Assume $\sum_{n=1}^{\infty}a_nf_n(x)<\infty$ almost everywhere in $[0,1]$. Let $g_N(x)=\sum_{n=1}^Na_nf_n(x)$. $g_N$ is measurable. Let $g(x)=\sum_{n=1}^{\infty}a_nf_n(x)$. $g(x)$ is also measurable, and $g(x)<\infty$ a.e. Hence, $g_N(x)\to g(x)$ a.e. as $N\to\infty$. By Egoroff's theorem, for any $\epsilon>0$ exists $E\subset[0,1]$ such that $m(E)<\epsilon$ and $g_N(x)\to g(x)$ uniformly on $E^C$. By definition, $sup_{x\in E^C}|\sum_{n=N+1}^{\infty}a_nf_n(x)|\to0$. Thus, there exists $N_0\in\mathbb{N}$ such that for any $N>N_0$ for arbitrary $\delta>0$ we have $sup_{x\in E^C}\sum_{n=N+1}^{\infty}a_nf_n(x)<\delta$.
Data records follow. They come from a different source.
@dataclass(slots=True)
class Modulation:
    mat: Tensor
    dmat: Tensor | None
    off: int
    D: int
    rows: int
    tok: bool = False
    part: Tensor | tuple | None = None
    groups: int = 0

    def col(self, c: int) -> Tensor:
        o = self.off + c * self.D
        return self.mat[:, o : o + self.D]

# ... 474 lines not shown
        B, _, _, _, _, _, M, _, _ = self.geo
        D, E = d.inner_dim, d.embedding_dim
        ops.patchify(x, w["tokP"], d.patch_size, ops.PATCH_CPP)
        if patch_gemm:
            ops.gemm_nt(w["tokP"], sh[self._conv_name + "|f"], w["x"][0] if x0 is None else x0, M=M, N=D, K=self._ki)
        ops.timestep_embedding(t, w["temb"][:B])
        ops.gemm_nt(w["temb"], sh["time_embed.0.weight|f"], w["h1"], bias=self.P("time_embed.0.bias"), act=ops.ACT_SILU,
                    pre_out=w["pre1"], M=B, N=E, K=d.frequency_embedding)
        ops.gemm_nt(w["h1"], sh["time_embed.2.weight|f"], w["e"], bias=self.P("time_embed.2.bias"), M=B, N=E, K=E)
        if self._pooled_dim:
            self._pooled_fwd(B)
        else:
            table = self.P("label_embed.embedding.weight") if d.n_classes is not None else None
            ops.cond_combine_fwd(w["e"][:B], table, y_eff if table is not None else None, w["emb"][:B], w["se"][:B])
        mod_bias = self.params[self.layout.entries[self.layout.mod_b0][0] :][: self.layout.mod_rows]
        ops.gemm_nt(w["se"], sh["@mod|f"], w["mod"], bias=mod_bias, M=B, N=self.layout.mod_rows, K=E)
        return w["mod"]

    def _pooled_fwd(self, B: int) -> None:
        d, w, sh = self.d, self.ws, self.sh
        E, P = d.embedding_dim, self._pooled_dim
        pooled = self.pooled
        assert pooled is not None and tuple(pooled.shape) == (B, P), "pooled context embedding [B, pooled_dim] not set for this step"
        w["poolP"][:B, :P].copy_(pooled)
        ops.gemm_nt(w["poolP"], sh["mlp_pooled_context.0.weight|f"], w["ph1"], bias=self.P("mlp_pooled_context.0.bias"), act=ops.ACT_SILU,
                    pre_out=w["ppre1"], M=B, N=2 * E, K=w["poolP"].shape[1])
        ops.gemm_nt(w["ph1"], sh["mlp_pooled_context.2.weight|f"], w["pe"], bias=self.P("mlp_pooled_context.2.bias"), M=B, N=E, K=2 * E)
        ops.cond_combine_dense_fwd(w["e"][:B], w["pe"][:B], w["emb"][:B], w["se"][:B])

    def _pooled_bwd(self, B: int, det: Tensor | None) -> None:
        d, w, sh = self.d, self.ws, self.sh
        E, P = d.embedding_dim, self._pooled_dim
        ops.colsum(w["demb"], self.G("mlp_pooled_context.2.bias"), B, E, scratch=det)
        ops.gemm_tn(w["demb16"], w["ph1"], self.G("mlp_pooled_context.2.weight"), scratch=det)
        ops.gemm_nt(w["demb16"], sh["mlp_pooled_context.2.weight|t"], w["dph1"], M=B, N=2 * E, K=E)
        ops.silu_bwd(w["dph1"][:B], w["ppre1"][:B], w["dppre1"][:B])
        ops.gemm_tn(w["dppre1"], w["poolP"], self.G("mlp_pooled_context.0.weight"), M=2 * E, N=P, scratch=det)
        ops.colsum(w["dppre1"], self.G("mlp_pooled_context.0.bias"), B, 2 * E, scratch=det)

    def _main_wgs(self) -> int:
        explicit = tuning.integer("DL_MAIN_WGS", 0)
        if explicit:
            return explicit
        reserve = tuning.integer("DL_DP_RESERVE_CUS", 0)
        if reserve and self.reducer is not None and getattr(self.reducer, "enabled", True):
            if getattr(self, "_cus", None) is None:
                self._cus = torch.cuda.get_device_properties(self.dev).multi_processor_count
            return max(8, (self._cus - reserve) & ~7)
        return 0

    def _native_blocks(self) -> bool:
        return type(self) is DiTEngine and tuning.on("DL_NATIVE_BLOCK") and not (self.geo is not None and ops.attn_needs_padding(self.geo[5]))

    def _block_args(self, i: int, train: bool):
        key = (self._ws_key, i, self.reducer is None, self._main_wgs())
        blk = self._blk_cache.get(key)
        if blk is not None:
            return blk
        from ._block import DitBlock

        d, w, sh = self.d, self.ws, self.sh
        B, _, _, gh, gw, N, M, Bp, Fo = self.geo
        D, L, F = d.inner_dim, d.depth, d.mlp_ratio * d.inner_dim
        pre, mo = f"layers.{i}.", i * 6 * D
        mod, xs = w["mod"], w["x"]
        a = w["layers"][i if train else 0]
        xin = xs[i] if train else xs[i & 1]
        cos, sin = self._rope[(gh, gw)]
        mrow = lambda off: mod.data_ptr() + 2 * off
        blk = DitBlock()
        blk.B, blk.N, blk.D, blk.H, blk.F = B, N, D, d.num_heads, F
# ... 513 lines not shown
        _must(ops.ln_modulate_gemm_bwd(g["du"], sh[nm["up"] + ".weight|t"], a["x1"], self.P(nm["n2"] + ".weight"),
                                        self.P(nm["n2"] + ".bias"), mod[:, mo + 3 * D : mo + 4 * D], N, a["mean2"], a["rstd2"], dx, nx,
                                        dmod[:, mo + 3 * D : mo + 4 * D], dmod[:, mo + 4 * D : mo + 5 * D], w["dwb"][2 * i + 1],
                                        gate_t=a["t1"], gate=mod[:, mo + 2 * D : mo + 3 * D], dt=g["dt1"],
                                        dgate=dmod[:, mo + 2 * D : mo + 3 * D]))
        if fold:
            sw.fold(w["dwb"][2 * i + 1], nm["n2"] + ".weight", self.geo[0])
        dx = nx
        sw.wgrad(g["dt1"], a["a"], nm["proj"] + ".weight")
        ops.gemm_nt(g["dt1"], sh[nm["proj"] + ".weight|t"], s["da"])
        self._attn_bwd(a, g, nm, s, N, *self._rope[(gh, gw)], None, None, None)
        sw.wgrad(g["dqkv"], a["xm1"], nm["qkv"] + ".weight")
        if dres is not None:
            ops.add_bf16(dx, dres, dx)
        nxt = {}
        if i > 0:
            mp = (i - 1) * 6 * D
            nxt = dict(gate_t=w["layers"][i - 1]["t2"], gate=mod[:, mp + 5 * D : mp + 6 * D], dt=w["wg"][i - 1]["dt2"],
                       dgate=dmod[:, mp + 5 * D : mp + 6 * D])
        nx = _other(s, dx)
        _must(ops.ln_modulate_gemm_bwd(g["dqkv"], sh[nm["qkv"] + ".weight|t"], w["x"][i], self.P(nm["n1"] + ".weight"),
                                        self.P(nm["n1"] + ".bias"), mod[:, mo : mo + D], N, a["mean1"], a["rstd1"], dx, nx,
                                        dmod[:, mo : mo + D], dmod[:, mo + D : mo + 2 * D], w["dwb"][2 * i], **nxt))
        if fold:
            sw.fold(w["dwb"][2 * i], nm["n1"] + ".weight", self.geo[0])
        return nx

    def _head_bwd(self, dpred: Tensor, dxm: Tensor | None, scratch: Tensor | None = None) -> None:
        d, w = self.d, self.ws
        M, Fo, D = self.geo[6], self.geo[8], d.inner_dim
        ops.patchify(dpred, w["dO"], d.patch_size, ops.PATCH_PPC)
        gl = self.G("last_layer.linear.weight")
        if Fo % 8 == 0:
            ops.gemm_tn(w["dO"], w["xf"], gl, M=Fo, N=D, scratch=scratch)
        else:
            w["scr_last"].zero_()
            ops.gemm_tn(w["dO"], w["xf"], w["scr_last"], M=_rup(Fo, 8), N=D, scratch=scratch)
            ops.reduce_rows_f32(w["scr_last"], gl, 1, Fo * D)
        ops.colsum(w["dO"], self.G("last_layer.linear.bias"), M, Fo, scratch=scratch)
        if dxm is not None:
            ops.gemm_nt(w["dO"], self.sh["last_layer.linear.weight|t"], dxm, M=M, N=D, K=self._ko)

    def _dfeat_rows(self, dfeats: dict[int, Tensor] | None) -> dict[int, Tensor]:
        return {k: g.reshape(-1, self.d.inner_dim).to(torch.bfloat16).contiguous() for k, g in (dfeats or {}).items()}

    def _patch_wgrad(self, dx: Tensor, name: str, scratch: Tensor | None) -> None:
        d, w = self.d, self.ws
        D, Fi = d.inner_dim, d.input_channels * d.patch_size**2
        gc = self.G(name).view(D, Fi)
        if Fi % 8 == 0:
            ops.gemm_tn(dx, w["tokP"], gc, M=D, N=Fi, scratch=scratch)
        else:
            w["scr_conv"].zero_()
            ops.gemm_tn(dx, w["tokP"], w["scr_conv"], M=D, N=_rup(Fi, 8), scratch=scratch)
            gc.add_(w["scr_conv"][:, :Fi])

    def _end_block(self, sw: "SideWork", bi: int) -> None:
        sw.flush()
        if self.reducer is not None:
            self.reducer.ready(*self.layer_ranges[bi], extra_events=(sw.side.record_event(),))

    def _cond_bwd(self, dx: Tensor, extra_demb: Tensor | None = None) -> None:
        d, w, sh = self.d, self.ws, self.sh
        B, _, _, _, _, _, M, _, _ = self.geo
        D, E = d.inner_dim, d.embedding_dim
        dmod = w["dmod32"]
        det = w.get("det_scr")
        self._patch_wgrad(dx, self._conv_name, det)

        R = self.layout.mod_rows
        g_modw = self.grads[self.layout.entries[self.mod_name][0] :][: R * E].view(R, E)
        g_modb = self.grads[self.layout.entries[self.layout.mod_b0][0] :][:R]
        L6 = len(self.prefixes) * 6 * D if getattr(self, "_early_mod_done", False) else 0
        if L6:
            ops.cast2d_f32_to_bf16(dmod[:B, L6:], w["dmod"][:B, L6:])
            dmod = w["dmod"]
            ops.gemm_tn(dmod[:, L6:], w["se"], g_modw[L6:], scratch=det)
            ops.colsum(dmod[:, L6:], g_modb[L6:], B, R - L6, scratch=det)
        else:
            ops.cast_f32_to_bf16(dmod[:B], w["dmod"][:B])
            dmod = w["dmod"]
            ops.gemm_tn(dmod, w["se"], g_modw, scratch=det)
            ops.colsum(dmod, g_modb, B, R, scratch=det)
        ops.gemm_nt(dmod, sh["@mod|t"], w["dse"], M=B, N=E, K=R, scratch=det)
        table = d.n_classes is not None
        if self._pooled_dim:
            ops.cond_combine_dense_bwd(w["dse"][:B], w["emb"][:B], w["demb"][:B], w["demb16"][:B])
            self._pooled_bwd(B, det)
        else:
            ops.cond_combine_bwd(w["dse"][:B], w["emb"][:B], self._yeff if table else None, w["demb"][:B], w["demb16"][:B],
                                 self.G("label_embed.embedding.weight") if table else None)
        if extra_demb is not None:
            w["demb"][:B].add_(extra_demb[:B])
            ops.cast_f32_to_bf16(w["demb"][:B], w["demb16"][:B])
        ops.colsum(w["demb"], self.G("time_embed.2.bias"), B, E, scratch=det)
        ops.gemm_tn(w["demb16"], w["h1"], self.G("time_embed.2.weight"), scratch=det)
        ops.gemm_nt(w["demb16"], sh["time_embed.2.weight|t"], w["dh1"], M=B, N=E, K=E)
        ops.silu_bwd(w["dh1"][:B], w["pre1"][:B], w["dpre1"][:B])
        ops.gemm_tn(w["dpre1"], w["temb"], self.G("time_embed.0.weight"), scratch=det)
        ops.colsum(w["dpre1"], self.G("time_embed.0.bias"), B, E, scratch=det)
        if self.reducer is not None:
            if L6:
                w_mod = self.layout.entries[self.mod_name][0]
                self.reducer.ready(0, w_mod)
                self.reducer.ready(w_mod + L6 * E, self.layer_ranges[0][0])
            else:
                self.reducer.ready(0, self.layer_ranges[0][0])
            self.reducer.finish()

For such $N$, $\int_{E^C}\sum_{n=N+1}^{\infty}a_nf_n(x)\le m(E^C)\delta\le\delta<\infty$. Thus, $\sum_{n=N+1}^{\infty}a_n\int_{E^C}f_n(x)\le\delta$. Since $\int_{[0,1]}f_n=1$ and $\int_E f_n\le M\epsilon$. Hence, $\int_{E^C} f_n\ge 1-M\epsilon$. $\sum_{n=N+1}^{\infty}a_n(1-M\epsilon)\le\delta$. $\sum_{n=N+1}^{\infty}a_n\le\frac{\delta}{(1-M\epsilon)}$(take $\epsilon$ small enough). Then $\sum_{n=1}^{\infty}a_n\le\sum_{n=1}^{N}a_n+\frac{\delta}{(1-M\epsilon)}<\infty$. Contradiction.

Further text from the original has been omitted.